# Napoliee/Expressive-FastSpeech2-Mandarin

Measured on AMD Instinct MI355X. Metric: mel-frames/sec/GPU (batch-64 synth) at 1/2/4/8 MI355X; RTF, higher is better.
Workload: dtype bf16; 1 GPU; cfg2: batch=64 x 64 phonemes per GPU, ESD-Chinese-Singing-MFA model.yaml, FastSpeech2.forward eval bf16; global_batch=64, seq_len=64, mel_frames_per_gpu_batch=24883, T_max=430, parallelism=dp1 (independent shards, no collective), hip_graph=True

## Files before the change

expressive-fastspeech2-mandarin_amd/csrc/wconv.hip:

```cpp
#include <type_traits>
#include <utility>

#include "conv_common.h"
#include "fs2_common.h"

namespace {

constexpr int kUnitB = 4096;

struct WconvArgs {
  const bf16 *x;
  int64_t xs;
  const bf16 *w;
  const float *bias;
  bf16 *out;
  int64_t os;
  int B, T, M, pad;
  uint32_t x_bytes, w_bytes;
  const int2 *row_pos;
  const int32_t *rows_dev;
  int out_sc1;
  const bf16 *w2;
  const float *bias2;
  const float *res;
  int64_t rs;
  float *out2;
  int64_t os2;
// ... 372 lines not shown
#pragma unroll 2
  for (int i = tid; i < BM * CPR; i += NT) {
    const int m = i / CPR, ch = i - m * CPR;
    if (m0 + m < M)
      store16_out(ob, (uint32_t)(m0 + m) * orow + (uint32_t)ch * 16u,
                  *reinterpret_cast<const uint4 *>(smem + X_OFF + m * OPITCH + ch * 16), p.out_sc1);
  }
  }
}


struct PnHeadArgs {
  const bf16 *x;
  int64_t xs;
  const bf16 *w1, *w2;
  const float *b1, *b2;
  bf16 *out;
  int64_t os;
  int T, M, pad;
  uint32_t x_bytes, w1_bytes, w2_bytes;
  const int2 *row_pos;
  const int32_t *rows_dev;
  int out_sc1;
};

__global__ __launch_bounds__(512, 1) void pn_head_kernel(PnHeadArgs p) {
  constexpr int KS = 5, CIN1 = 80, NCOL = 512, MB = 7, BM = 112, NWV = 8, NT = 512, JB = 4, DEPTH = 4;
  constexpr int YR = BM + KS - 1;
  constexpr int XR = BM + 2 * (KS - 1);
  constexpr int YPITCH = NCOL * 2 + 32;
  constexpr int XPITCH = CIN1 * 2 + 16;
  constexpr int OPITCH = NCOL * 2 + 16;
  constexpr int XPIECES = (XR * XPITCH + 1023) / 1024;
  constexpr int XPW = (XPIECES + NWV - 1) / NWV;
  constexpr int NU1 = (KS * CIN1 + 31) / 32;
  constexpr int NKS = NCOL / 32;
  constexpr int NU2 = KS * NKS;
  constexpr int ZBYTES = NKS * 64;
  constexpr int Y_OFF = ZBYTES;
  constexpr int YREG = YR * YPITCH > BM * OPITCH ? YR * YPITCH : BM * OPITCH;
  constexpr int X_OFF = Y_OFF + YREG;
  constexpr int B1_OFF = X_OFF + NWV * XPW * 1024;
  constexpr int B2_OFF = B1_OFF + NCOL * 4;
  constexpr int SMEM = B2_OFF + NCOL * 4;
  static_assert(SMEM <= 163840, "LDS");
  __shared__ __attribute__((aligned(16))) char smem[SMEM];

  const int tid = threadIdx.x, lane = tid & 63;
  const int w = __builtin_amdgcn_readfirstlane(tid >> 6);
  const int M = p.rows_dev != nullptr ? min(*p.rows_dev, p.M) : p.M, T = p.T, pad = p.pad;
  const int m0 = blockIdx.x * BM;
  if (m0 >= M) return;
  const int hrow0 = lane & 15, hi = lane >> 4;
  auto taps = [&](int gm) {
    int v = 0;
    if (gm >= 0 && gm < M) {
      int tpos, tlen;
      seq_pos(p.row_pos, gm, T, tpos, tlen);
#pragma unroll
      for (int tap = 0; tap < KS; ++tap) v |= ((unsigned)(tpos + tap - pad) < (unsigned)tlen ? 1 : 0) << tap;
    }
    return v;
  };
  for (int i = tid; i < ZBYTES / 16; i += NT) *reinterpret_cast<float4 *>(smem + 16 * i) = make_float4(0.f, 0.f, 0.f, 0.f);
  if (w < 4)
    __builtin_amdgcn_raw_ptr_buffer_load_lds(make_rsrc(w < 2 ? p.b1 : p.b2, NCOL * 4),
                                             (__attribute__((address_space(3))) void *)(smem + B1_OFF + w * 1024), 16,
                                             (uint32_t)((w & 1) * 1024 + lane * 16), 0, 0, 0);

  const rsrc_t xr = make_rsrc(p.x, p.x_bytes);
  const rsrc_t w1r = make_rsrc(p.w1, p.w1_bytes), w2r = make_rsrc(p.w2, p.w2_bytes);
  const uint32_t xrow = (uint32_t)p.xs * 2u;
#pragma unroll
  for (int i = 0; i < XPW; ++i) {
    const int pc = w + NWV * i;
    const int o = pc * 1024 + lane * 16;
    const int r = o / XPITCH, within = o - r * XPITCH;
    const int gm = m0 - 2 * pad + r;
    const bool ok = r < XR && within < CIN1 * 2 && gm >= 0 && gm < M;
    __builtin_amdgcn_raw_ptr_buffer_load_lds(xr, (__attribute__((address_space(3))) void *)(smem + X_OFF + pc * 1024),
                                             16, ok ? (uint32_t)gm * xrow + (uint32_t)within : kOOB, 0, 0, 0);
  }

  const uint32_t lane_off = (uint32_t)lane * 16u;
  const uint32_t wb1 = (uint32_t)(w * NU1) * (uint32_t)kUnitB, wb2 = (uint32_t)(w * NU2) * (uint32_t)kUnitB;
  bf16x8 pa[DEPTH][JB];
  auto load_at = [&](auto S, int u) {
    constexpr int s = decltype(S)::value;
    const bool c1 = u < 2 * NU1;
    const int uu = c1 ? (u < NU1 ? u : u - NU1) : (u - 2 * NU1 < NU2 ? u - 2 * NU1 : 0);
    const rsrc_t r = c1 ? w1r : w2r;
    const uint32_t so = (c1 ? wb1 : wb2) + (uint32_t)uu * (uint32_t)kUnitB;
    __builtin_amdgcn_sched_barrier(0);
#pragma unroll
    for (int jb = 0; jb < JB; ++jb)
      pa[s][jb] = __builtin_bit_cast(bf16x8, __builtin_amdgcn_raw_buffer_load_b128(r, lane_off + jb * 1024, so, 0));
    __builtin_amdgcn_sched_barrier(0);
  };
  static_for<DEPTH>([&](auto S) { load_at(S, decltype(S)::value); });
  asm volatile("s_waitcnt vmcnt(%0)" ::"n"(4 * DEPTH) : "memory");
  __builtin_amdgcn_s_waitcnt(kLgkm0);
  __syncthreads();

  static_for<2>([&](auto PASS) {
    constexpr int ps = decltype(PASS)::value;
    int vm1[4];
#pragma unroll
    for (int mb = 0; mb < 4; ++mb) vm1[mb] = taps(m0 - pad + (4 * ps + mb) * 16 + hrow0);
    f32x4 acc[JB][4];
#pragma unroll
    for (int i = 0; i < JB; ++i)
#pragma unroll
      for (int j = 0; j < 4; ++j) acc[i][j] = f32x4{0.f, 0.f, 0.f, 0.f};
    auto bases = [&](int u, int (&ad)[4]) {
      const int k = 32 * u + 8 * hi;
      const int tap = k / CIN1, c = k - tap * CIN1;
      const int base = X_OFF + ((4 * ps) * 16 + hrow0 + tap) * XPITCH + c * 2;
#pragma unroll
      for (int mb = 0; mb < 4; ++mb)
        ad[mb] = tap < KS ? (base + mb * 16 * XPITCH) & __builtin_amdgcn_sbfe(vm1[mb], tap, 1) : 0;
    };
    bf16x8 f0[4], f1[4];
    auto rd = [&](const int (&ad)[4], bf16x8 (&f)[4]) {
#pragma unroll
      for (int mb = 0; mb < 4; ++mb) f[mb] = *reinterpret_cast<const bf16x8 *>(smem + ad[mb]);
// ... 17 lines not shown
#pragma unroll
    for (int jb = 0; jb < JB; ++jb) {
      const int n = w * 64 + jb * 16 + 4 * hi;
      const float4 bb = *reinterpret_cast<const float4 *>(smem + B1_OFF + 4 * n);
#pragma unroll
      for (int mb = 0; mb < 4; ++mb) {
        const int r = (4 * ps + mb) * 16 + hrow0;
        const f32x4 v = acc[jb][mb];
        bf16x4 o;
        o[0] = (bf16)tanh_fast(v[0] + bb.x);
        o[1] = (bf16)tanh_fast(v[1] + bb.y);
        o[2] = (bf16)tanh_fast(v[2] + bb.z);
        o[3] = (bf16)tanh_fast(v[3] + bb.w);
        if (r < YR) *reinterpret_cast<bf16x4 *>(smem + Y_OFF + r * YPITCH + n * 2) = o;
      }
    }
  });
  __builtin_amdgcn_s_waitcnt(kLgkm0);
  __syncthreads();

  int vm2[MB];
#pragma unroll
  for (int mb = 0; mb < MB; ++mb) vm2[mb] = taps(m0 + mb * 16 + hrow0);
  auto bases_x = [&](int tap, int (&ad)[MB]) {
    const int base = Y_OFF + (hrow0 + tap) * YPITCH + hi * 16;
#pragma unroll
    for (int mb = 0; mb < MB; ++mb) ad[mb] = (base + mb * 16 * YPITCH) & __builtin_amdgcn_sbfe(vm2[mb], tap, 1);
  };
  bf16x8 f0[MB], f1[MB];
  auto issue_x = [&](const int (&ad)[MB], auto KSI, bf16x8 (&f)[MB]) {
    constexpr int off = decltype(KSI)::value * 64;
#pragma unroll
    for (int mb = 0; mb < MB; ++mb) f[mb] = *reinterpret_cast<const bf16x8 *>(smem + ad[mb] + off);
  };
  f32x4 acc[JB][MB];
#pragma unroll
  for (int i = 0; i < JB; ++i)
#pragma unroll
    for (int j = 0; j < MB; ++j) acc[i][j] = f32x4{0.f, 0.f, 0.f, 0.f};
  auto mma = [&](const bf16x8 (&fa)[JB], const bf16x8 (&fb)[MB]) {
#pragma unroll
    for (int mb = 0; mb < MB; ++mb)
#pragma unroll
      for (int jb = 0; jb < JB; ++jb)
        acc[jb][mb] = __builtin_amdgcn_mfma_f32_16x16x32_bf16(fa[jb], fb[mb], acc[jb][mb], 0, 0, 0);
  };
  constexpr int S0 = 2 * NU1;
  int bxc[MB], bxn[MB];
  bases_x(0, bxc);
  issue_x(bxc, std::integral_constant<int, 0>{}, f0);
#pragma nounroll
  for (int tap = 0; tap < KS; ++tap) {
    bases_x(tap + 1, bxn);
    static_for<NKS>([&](auto KSI) {
      constexpr int ks = decltype(KSI)::value, sl = (S0 + ks) % DEPTH;
      if constexpr (ks + 1 < NKS) {
        if constexpr (ks & 1)
          issue_x(bxc, std::integral_constant<int, ks + 1>{}, f0);
        else
          issue_x(bxc, std::integral_constant<int, ks + 1>{}, f1);
      } else {
        issue_x(bxn, std::integral_constant<int, 0>{}, f0);
      }
      if constexpr (ks & 1)
        mma(pa[sl], f1);
      else
        mma(pa[sl], f0);
      load_at(std::integral_constant<int, sl>{}, S0 + tap * NKS + ks + DEPTH);
    });
#pragma unroll
    for (int mb = 0; mb < MB; ++mb) bxc[mb] = bxn[mb];
  }

  asm volatile("s_waitcnt vmcnt(0)" ::: "memory");
  __builtin_amdgcn_s_waitcnt(kLgkm0);
  __syncthreads();
#pragma unroll
  for (int nb = 0; nb < JB; ++nb) {
    const int n = w * 64 + nb * 16 + 4 * hi;
    const float4 bb = *reinterpret_cast<const float4 *>(smem + B2_OFF + 4 * n);
#pragma unroll
    for (int mb = 0; mb < MB; ++mb) {
      const f32x4 v = acc[nb][mb];
      bf16x4 o;
      o[0] = (bf16)tanh_fast(v[0] + bb.x);
      o[1] = (bf16)tanh_fast(v[1] + bb.y);
      o[2] = (bf16)tanh_fast(v[2] + bb.z);
      o[3] = (bf16)tanh_fast(v[3] + bb.w);
      *reinterpret_cast<bf16x4 *>(smem + Y_OFF + (hrow0 + mb * 16) * OPITCH + n * 2) = o;
    }
  }
  __syncthreads();
  constexpr int CPR = NCOL * 2 / 16;
  char *ob = reinterpret_cast<char *>(p.out);
  const uint32_t orow = (uint32_t)p.os * 2u;
#pragma unroll 2
  for (int i = tid; i < BM * CPR; i += NT) {
    const int m = i / CPR, ch = i - m * CPR;
    if (m0 + m < M)
      store16_out(ob, (uint32_t)(m0 + m) * orow + (uint32_t)ch * 16u,
                  *reinterpret_cast<const uint4 *>(smem + Y_OFF + m * OPITCH + ch * 16), p.out_sc1);
  }
}


struct PnTailArgs {
  const bf16 *x;
  int64_t xs;
  const bf16 *w;
  const float *bias;
  const float *res;
  int64_t rs;
  float *out;
  int64_t os;
  int T, M, pad;
  uint32_t x_bytes, w_bytes;
  const int2 *row_pos;
  const int32_t *rows_dev;
};

__global__ __launch_bounds__(256, 1) void pn_tail_kernel(PnTailArgs p) {
  constexpr int KS = 5, CIN = 512, NB = 5, NCOL = 80, BM = 112, NST = 3, KPS = 2;
  constexpr int XR = BM + KS - 1;
// ... 221 lines not shown
    p.w2_bytes = (uint32_t)(fs2_wconv_weight_elems(5, 512, 80) * 2);
    hipLaunchKernelGGL((wconv_kernel<5, 512, 1, true>), dim3((unsigned)((Mg + 107) / 108)), dim3(512), 0,
                       as_stream(stream), p);
  } else if (d->w2 != nullptr) {
    if (d->Cin != 80 || d->bias2 == nullptr || d->pad != 2) return FS2_EUNSUPPORTED;
    PnHeadArgs q;
    q.x = p.x;
    q.xs = p.xs;
    q.w1 = p.w;
    q.w2 = reinterpret_cast<const bf16 *>(d->w2);
    q.b1 = d->bias;
    q.b2 = d->bias2;
    q.out = p.out;
    q.os = p.os;
    q.T = p.T;
    q.M = p.M;
    q.pad = p.pad;
    q.x_bytes = p.x_bytes;
    q.w1_bytes = p.w_bytes;
    q.w2_bytes = (uint32_t)(fs2_wconv_weight_elems(d->KS, 512, 512) * 2);
    q.row_pos = row_pos;
    q.rows_dev = d->rows_dev;
    q.out_sc1 = env_out_sc1();
    hipLaunchKernelGGL(pn_head_kernel, dim3(nwg), dim3(512), 0, as_stream(stream), q);
  } else if (d->Cin == 80)
    hipLaunchKernelGGL((wconv_kernel<5, 80, 1>), dim3(nwg), dim3(512), 0, as_stream(stream), p);
  else
    hipLaunchKernelGGL((wconv_kernel<5, 512, WCONV_WQ>), dim3(nwg), dim3(512 / WCONV_WQ), 0, as_stream(stream), p);
  FS2_CHECK_LAUNCH();
  return FS2_OK;
}
```

expressive-fastspeech2-mandarin_amd/fs2amd/_lib.py:

```python
import ctypes
import os

import torch

HERE = os.path.dirname(os.path.abspath(__file__))
DEFAULT_LIB = os.path.join(HERE, "_lib", "libfs2hip.so")

FS2_F32, FS2_BF16, FS2_FP8 = 0, 1, 2
FS2_I16 = 3
FS2_F64 = 4
PITCH_T_MAX, PITCH_T_MAX_NOFILL, OUTLIER_LDS_BYTES = 131072, 4096, 65536
F0_GROUP, F0_LDS_BYTES = 8, 65536
RESAMPLE_LDS_BYTES = 81920
MAS_LDS_BYTES, MAS_LDS_SMALL, FORWARD_SUM_LDS_BYTES = 163840, 32768, 65536
MAS_AUTO, MAS_LDS, MAS_GLOBAL = 0, 1, 2
ALIGN_SIZE_CAP = 1 << 24
DTW_LDS_BYTES, DTW_LDS_SMALL = 163840, 32768
DTW_AUTO, DTW_LDS, DTW_GLOBAL = 0, 1, 2
EVAL_SIZE_CAP = 1 << 24
F0_TRACK_THR, F0_TRACK_CAP_MAX, F0_TRACK_BINS_MAX, F0_TRACK_STEP_MAX, F0_TRACK_TB = 100, 101, 256, 63, 64
F0_TRACK_LDS_BYTES = 65536
VAD_SUMS_BYTES, VAD_AREA_BYTES, VAD_TILE_FRAMES, VAD_CHUNK_FRAMES, VAD_B_MAX = 32768, 32768, 192, 256, 65535
PVOC_BLOCK, PVOC_J_CAP, PVOC_B_MAX = 64, 2 ** 31 - 1, 65535
IIR_BLOCK, IIR_CHUNK, IIR_S_MAX, IIR_TABLE_LEN, IIR_B_MAX, LOUD_H_MAX = 64, 16384, 8, 412, 65535, 32768
# ... 63 lines not shown
        ("group_n", _i), ("group_cin", _i),
    ]


class Ffn8Desc(ctypes.Structure):

    _fields_ = [
        ("x8", _p), ("x8_row_stride", _i64), ("res", _p), ("res_row_stride", _i64), ("w", _p),
        ("cs1", _p), ("b1", _p), ("inv_sf", _f), ("cs2", _p), ("b2", _p),
        ("B", _i), ("T", _i), ("D", _i), ("F", _i), ("KS", _i), ("pad", _i),
        ("ln_gamma", _p), ("ln_beta", _p), ("ln_eps", _f),
        ("out", _p), ("out_row_stride", _i64), ("out8", _p), ("out8_row_stride", _i64), ("out8_scale", _f),
        ("rows_dev", _p), ("row_pos", _p), ("rows_max", _i),
    ]


class WconvDesc(ctypes.Structure):

    _fields_ = [
        ("x", _p), ("x_row_stride", _i64), ("w", _p), ("bias", _p),
        ("B", _i), ("T", _i), ("Cin", _i), ("N", _i), ("KS", _i), ("pad", _i), ("epilogue", _i),
        ("out", _p), ("out_row_stride", _i64), ("w2", _p), ("bias2", _p), ("residual", _p), ("res_row_stride", _i64),
        ("rows_dev", _p), ("row_pos", _p), ("rows_max", _i),
    ]


class CondDesc(ctypes.Structure):

    _fields_ = [
        ("speakers", _p), ("speaker_table", _p), ("n_speaker", _i), ("emotions", _p), ("emo_table", _p),
        ("n_emo", _i), ("d_emo", _i), ("arousals", _p), ("aro_table", _p), ("n_aro", _i), ("d_aro", _i),
        ("valences", _p), ("val_table", _p), ("n_val", _i), ("d_val", _i), ("lin_w", _p), ("lin_b", _p),
        ("spk_out", _p), ("emo_out", _p),
    ]


class CondGrads(ctypes.Structure):

    _fields_ = [("d_speaker_table", _p), ("d_emo_table", _p), ("d_aro_table", _p), ("d_val_table", _p),
                ("d_lin_w", _p), ("d_lin_b", _p)]
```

• Goal of the exercise:
Among the lines above, count those containing "tpos" and give only that count.

• Answer to this problem:
3